TASK DIRECTIONS:
Please copy out each line of the listing that contains the word "nrows".

EXTRACTED MATERIAL:

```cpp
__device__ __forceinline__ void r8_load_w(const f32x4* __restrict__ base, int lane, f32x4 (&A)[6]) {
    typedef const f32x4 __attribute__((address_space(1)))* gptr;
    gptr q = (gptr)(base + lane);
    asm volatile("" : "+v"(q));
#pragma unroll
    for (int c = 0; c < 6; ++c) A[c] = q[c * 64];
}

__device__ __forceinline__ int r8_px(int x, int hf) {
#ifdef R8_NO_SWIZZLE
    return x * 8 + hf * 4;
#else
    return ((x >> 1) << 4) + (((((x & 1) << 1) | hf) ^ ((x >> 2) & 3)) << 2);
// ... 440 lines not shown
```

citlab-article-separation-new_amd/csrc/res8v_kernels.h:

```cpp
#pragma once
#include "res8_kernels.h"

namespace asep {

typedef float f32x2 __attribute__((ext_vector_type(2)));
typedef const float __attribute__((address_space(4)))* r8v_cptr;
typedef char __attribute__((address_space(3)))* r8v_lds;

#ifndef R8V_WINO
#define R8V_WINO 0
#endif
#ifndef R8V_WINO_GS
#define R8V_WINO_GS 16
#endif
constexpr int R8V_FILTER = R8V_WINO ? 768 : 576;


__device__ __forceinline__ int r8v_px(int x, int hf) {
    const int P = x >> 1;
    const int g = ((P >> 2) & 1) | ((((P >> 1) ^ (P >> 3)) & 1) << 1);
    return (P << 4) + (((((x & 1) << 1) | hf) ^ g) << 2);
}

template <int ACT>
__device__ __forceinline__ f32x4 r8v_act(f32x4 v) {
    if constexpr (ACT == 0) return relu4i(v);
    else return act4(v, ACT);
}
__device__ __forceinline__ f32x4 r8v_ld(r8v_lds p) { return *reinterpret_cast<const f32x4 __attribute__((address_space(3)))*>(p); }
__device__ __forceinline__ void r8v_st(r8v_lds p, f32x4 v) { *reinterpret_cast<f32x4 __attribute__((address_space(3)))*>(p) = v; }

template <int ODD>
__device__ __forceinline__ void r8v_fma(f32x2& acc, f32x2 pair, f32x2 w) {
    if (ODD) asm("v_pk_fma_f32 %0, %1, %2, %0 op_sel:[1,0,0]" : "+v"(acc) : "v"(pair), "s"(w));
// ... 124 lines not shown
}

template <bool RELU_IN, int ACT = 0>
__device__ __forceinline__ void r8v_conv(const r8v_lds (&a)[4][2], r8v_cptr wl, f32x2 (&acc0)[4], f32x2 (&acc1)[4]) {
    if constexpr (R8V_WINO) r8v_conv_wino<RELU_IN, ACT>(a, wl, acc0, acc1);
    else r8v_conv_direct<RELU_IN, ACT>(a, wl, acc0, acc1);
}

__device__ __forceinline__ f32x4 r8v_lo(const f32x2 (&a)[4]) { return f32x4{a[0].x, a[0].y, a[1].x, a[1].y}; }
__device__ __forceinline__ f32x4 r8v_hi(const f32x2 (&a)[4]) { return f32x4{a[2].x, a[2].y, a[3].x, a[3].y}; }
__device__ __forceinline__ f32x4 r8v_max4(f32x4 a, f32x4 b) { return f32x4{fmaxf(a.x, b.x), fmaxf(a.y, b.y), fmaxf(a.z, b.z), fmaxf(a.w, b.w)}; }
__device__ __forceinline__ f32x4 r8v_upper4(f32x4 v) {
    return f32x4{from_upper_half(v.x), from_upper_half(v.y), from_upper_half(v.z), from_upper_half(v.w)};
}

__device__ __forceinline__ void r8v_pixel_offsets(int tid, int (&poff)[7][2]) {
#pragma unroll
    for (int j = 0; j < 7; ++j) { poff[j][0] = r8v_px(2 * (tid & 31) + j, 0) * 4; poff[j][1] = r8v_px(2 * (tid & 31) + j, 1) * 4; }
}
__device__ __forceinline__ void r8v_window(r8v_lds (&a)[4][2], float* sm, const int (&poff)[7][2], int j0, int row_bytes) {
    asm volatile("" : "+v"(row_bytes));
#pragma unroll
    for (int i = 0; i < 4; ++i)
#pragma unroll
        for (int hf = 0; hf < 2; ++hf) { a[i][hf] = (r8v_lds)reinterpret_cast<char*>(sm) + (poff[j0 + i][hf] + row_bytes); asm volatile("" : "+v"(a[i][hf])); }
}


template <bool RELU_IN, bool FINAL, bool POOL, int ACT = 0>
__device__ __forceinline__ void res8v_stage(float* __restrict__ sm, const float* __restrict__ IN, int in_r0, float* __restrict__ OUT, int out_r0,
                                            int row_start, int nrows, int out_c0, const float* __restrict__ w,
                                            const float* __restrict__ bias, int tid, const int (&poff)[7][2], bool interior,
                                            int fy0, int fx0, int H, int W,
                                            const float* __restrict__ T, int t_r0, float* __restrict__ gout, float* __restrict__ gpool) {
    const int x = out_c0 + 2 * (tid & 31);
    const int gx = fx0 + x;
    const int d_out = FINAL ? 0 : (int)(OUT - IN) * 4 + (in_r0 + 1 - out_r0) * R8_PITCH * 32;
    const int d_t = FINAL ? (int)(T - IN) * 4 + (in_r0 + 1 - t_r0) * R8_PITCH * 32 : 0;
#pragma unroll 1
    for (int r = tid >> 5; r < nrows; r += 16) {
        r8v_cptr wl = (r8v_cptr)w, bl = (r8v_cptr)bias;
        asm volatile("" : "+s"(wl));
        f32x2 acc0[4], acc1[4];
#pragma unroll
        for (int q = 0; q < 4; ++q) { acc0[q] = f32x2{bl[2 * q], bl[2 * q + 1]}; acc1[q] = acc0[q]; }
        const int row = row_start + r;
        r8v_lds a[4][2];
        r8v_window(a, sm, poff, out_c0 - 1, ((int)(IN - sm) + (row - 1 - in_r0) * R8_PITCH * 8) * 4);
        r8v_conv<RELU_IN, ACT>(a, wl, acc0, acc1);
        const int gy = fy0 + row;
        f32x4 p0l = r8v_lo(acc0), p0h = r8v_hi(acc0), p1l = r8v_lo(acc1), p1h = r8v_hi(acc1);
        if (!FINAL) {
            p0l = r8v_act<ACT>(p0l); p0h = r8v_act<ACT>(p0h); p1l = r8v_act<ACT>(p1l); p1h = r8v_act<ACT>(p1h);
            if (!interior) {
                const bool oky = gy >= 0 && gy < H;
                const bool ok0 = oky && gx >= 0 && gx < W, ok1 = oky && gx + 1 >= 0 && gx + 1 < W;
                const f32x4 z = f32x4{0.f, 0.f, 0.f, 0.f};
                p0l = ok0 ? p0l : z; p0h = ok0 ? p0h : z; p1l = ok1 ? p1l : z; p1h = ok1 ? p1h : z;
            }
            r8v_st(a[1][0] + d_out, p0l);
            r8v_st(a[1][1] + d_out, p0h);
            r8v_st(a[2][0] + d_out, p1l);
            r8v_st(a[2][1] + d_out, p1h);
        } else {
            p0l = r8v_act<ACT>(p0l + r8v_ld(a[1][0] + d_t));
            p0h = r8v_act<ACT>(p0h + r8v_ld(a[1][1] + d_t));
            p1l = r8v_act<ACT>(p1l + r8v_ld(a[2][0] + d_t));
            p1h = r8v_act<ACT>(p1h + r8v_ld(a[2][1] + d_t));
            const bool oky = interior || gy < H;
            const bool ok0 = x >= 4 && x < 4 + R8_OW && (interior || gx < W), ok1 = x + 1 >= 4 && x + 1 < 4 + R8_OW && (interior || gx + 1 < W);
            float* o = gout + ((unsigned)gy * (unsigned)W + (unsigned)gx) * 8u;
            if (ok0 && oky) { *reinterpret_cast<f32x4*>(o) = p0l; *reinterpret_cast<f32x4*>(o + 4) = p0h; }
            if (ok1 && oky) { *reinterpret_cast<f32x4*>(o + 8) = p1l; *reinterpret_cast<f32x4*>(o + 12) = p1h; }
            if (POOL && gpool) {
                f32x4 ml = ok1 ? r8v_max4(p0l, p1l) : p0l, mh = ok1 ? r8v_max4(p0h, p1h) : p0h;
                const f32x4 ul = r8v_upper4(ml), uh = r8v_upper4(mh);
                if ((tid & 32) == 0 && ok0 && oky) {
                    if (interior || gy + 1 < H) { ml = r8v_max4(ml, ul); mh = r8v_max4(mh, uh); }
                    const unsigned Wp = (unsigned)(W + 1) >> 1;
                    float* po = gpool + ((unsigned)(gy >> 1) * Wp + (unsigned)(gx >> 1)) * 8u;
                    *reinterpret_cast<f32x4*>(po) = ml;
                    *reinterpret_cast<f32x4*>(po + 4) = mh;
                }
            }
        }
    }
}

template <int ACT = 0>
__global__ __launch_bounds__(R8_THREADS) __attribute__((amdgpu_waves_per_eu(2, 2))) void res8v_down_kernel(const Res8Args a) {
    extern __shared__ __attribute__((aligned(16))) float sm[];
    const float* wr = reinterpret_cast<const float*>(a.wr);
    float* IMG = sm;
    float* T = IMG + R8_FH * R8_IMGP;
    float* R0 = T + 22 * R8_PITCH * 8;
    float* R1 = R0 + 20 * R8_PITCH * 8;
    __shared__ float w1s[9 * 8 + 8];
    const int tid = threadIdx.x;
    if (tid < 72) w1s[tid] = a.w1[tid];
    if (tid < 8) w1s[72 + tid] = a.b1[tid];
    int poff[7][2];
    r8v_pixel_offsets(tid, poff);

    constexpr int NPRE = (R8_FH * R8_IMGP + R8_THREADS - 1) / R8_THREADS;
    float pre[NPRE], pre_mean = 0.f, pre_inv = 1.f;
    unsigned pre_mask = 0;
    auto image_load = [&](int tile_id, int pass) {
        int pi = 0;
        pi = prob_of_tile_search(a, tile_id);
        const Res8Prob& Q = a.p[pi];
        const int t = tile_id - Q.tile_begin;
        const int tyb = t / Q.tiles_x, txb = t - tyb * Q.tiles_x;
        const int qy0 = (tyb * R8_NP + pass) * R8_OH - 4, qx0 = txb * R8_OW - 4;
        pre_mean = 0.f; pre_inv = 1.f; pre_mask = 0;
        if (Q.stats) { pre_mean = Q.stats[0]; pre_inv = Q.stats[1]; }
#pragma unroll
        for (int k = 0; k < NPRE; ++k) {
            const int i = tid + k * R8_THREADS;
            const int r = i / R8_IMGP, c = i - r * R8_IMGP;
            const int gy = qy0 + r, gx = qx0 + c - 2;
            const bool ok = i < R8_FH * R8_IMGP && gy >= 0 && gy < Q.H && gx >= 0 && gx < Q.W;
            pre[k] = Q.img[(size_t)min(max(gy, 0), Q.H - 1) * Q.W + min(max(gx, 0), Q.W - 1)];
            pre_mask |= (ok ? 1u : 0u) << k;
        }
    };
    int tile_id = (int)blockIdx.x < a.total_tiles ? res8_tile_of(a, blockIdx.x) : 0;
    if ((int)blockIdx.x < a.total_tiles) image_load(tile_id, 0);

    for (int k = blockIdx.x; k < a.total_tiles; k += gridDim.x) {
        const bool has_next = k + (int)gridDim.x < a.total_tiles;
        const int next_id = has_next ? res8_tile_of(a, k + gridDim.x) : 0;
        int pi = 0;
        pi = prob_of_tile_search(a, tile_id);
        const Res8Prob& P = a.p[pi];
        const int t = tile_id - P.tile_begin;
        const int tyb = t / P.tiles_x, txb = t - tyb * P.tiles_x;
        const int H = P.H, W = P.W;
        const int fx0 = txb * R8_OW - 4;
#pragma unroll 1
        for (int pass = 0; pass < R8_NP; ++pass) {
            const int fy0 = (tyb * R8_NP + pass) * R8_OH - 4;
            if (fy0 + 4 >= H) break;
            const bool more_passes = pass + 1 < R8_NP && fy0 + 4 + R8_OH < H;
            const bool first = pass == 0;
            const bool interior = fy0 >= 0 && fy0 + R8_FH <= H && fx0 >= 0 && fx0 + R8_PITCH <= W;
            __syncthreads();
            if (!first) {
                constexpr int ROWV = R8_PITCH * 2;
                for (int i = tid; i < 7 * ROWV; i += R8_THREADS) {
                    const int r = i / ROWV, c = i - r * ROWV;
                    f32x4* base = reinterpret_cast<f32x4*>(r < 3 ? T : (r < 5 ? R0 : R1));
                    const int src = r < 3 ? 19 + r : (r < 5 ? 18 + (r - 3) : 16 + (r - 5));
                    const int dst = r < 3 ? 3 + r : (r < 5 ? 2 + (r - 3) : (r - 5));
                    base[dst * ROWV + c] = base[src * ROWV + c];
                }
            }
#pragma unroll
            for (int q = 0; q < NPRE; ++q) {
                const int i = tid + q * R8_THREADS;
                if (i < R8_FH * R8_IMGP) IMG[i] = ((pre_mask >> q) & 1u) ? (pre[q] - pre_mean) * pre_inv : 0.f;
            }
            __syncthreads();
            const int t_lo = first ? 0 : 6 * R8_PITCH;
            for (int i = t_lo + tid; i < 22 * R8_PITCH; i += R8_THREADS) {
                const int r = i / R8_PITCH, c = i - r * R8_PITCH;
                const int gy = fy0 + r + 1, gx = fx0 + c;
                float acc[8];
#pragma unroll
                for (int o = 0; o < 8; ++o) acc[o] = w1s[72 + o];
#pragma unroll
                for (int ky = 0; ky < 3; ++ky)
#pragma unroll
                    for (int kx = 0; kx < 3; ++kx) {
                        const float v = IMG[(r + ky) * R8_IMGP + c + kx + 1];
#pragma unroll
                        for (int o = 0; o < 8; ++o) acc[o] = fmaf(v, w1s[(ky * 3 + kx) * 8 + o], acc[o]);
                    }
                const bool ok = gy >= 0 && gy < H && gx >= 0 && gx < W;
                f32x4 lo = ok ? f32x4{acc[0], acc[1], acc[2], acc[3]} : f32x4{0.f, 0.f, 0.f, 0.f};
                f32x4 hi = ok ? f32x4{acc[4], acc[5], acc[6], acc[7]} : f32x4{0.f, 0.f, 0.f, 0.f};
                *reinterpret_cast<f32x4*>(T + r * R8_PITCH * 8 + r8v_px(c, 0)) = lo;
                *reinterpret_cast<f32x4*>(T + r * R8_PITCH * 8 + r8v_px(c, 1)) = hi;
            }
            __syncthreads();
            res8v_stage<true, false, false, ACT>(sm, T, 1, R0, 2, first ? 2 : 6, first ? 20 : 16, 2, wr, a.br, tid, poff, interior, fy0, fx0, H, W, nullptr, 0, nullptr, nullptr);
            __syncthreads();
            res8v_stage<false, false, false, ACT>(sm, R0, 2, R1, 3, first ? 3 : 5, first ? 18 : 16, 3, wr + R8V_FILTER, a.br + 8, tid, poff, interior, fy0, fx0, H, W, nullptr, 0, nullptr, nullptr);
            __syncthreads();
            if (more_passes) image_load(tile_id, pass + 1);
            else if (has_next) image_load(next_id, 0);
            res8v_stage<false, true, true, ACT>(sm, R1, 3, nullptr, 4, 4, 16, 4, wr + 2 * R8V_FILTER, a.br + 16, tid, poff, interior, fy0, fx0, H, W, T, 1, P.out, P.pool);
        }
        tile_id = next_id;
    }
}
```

WRITTEN ANSWER:
                                            int row_start, int nrows, int out_c0, const float* __restrict__ w,
    for (int r = tid >> 5; r < nrows; r += 16) {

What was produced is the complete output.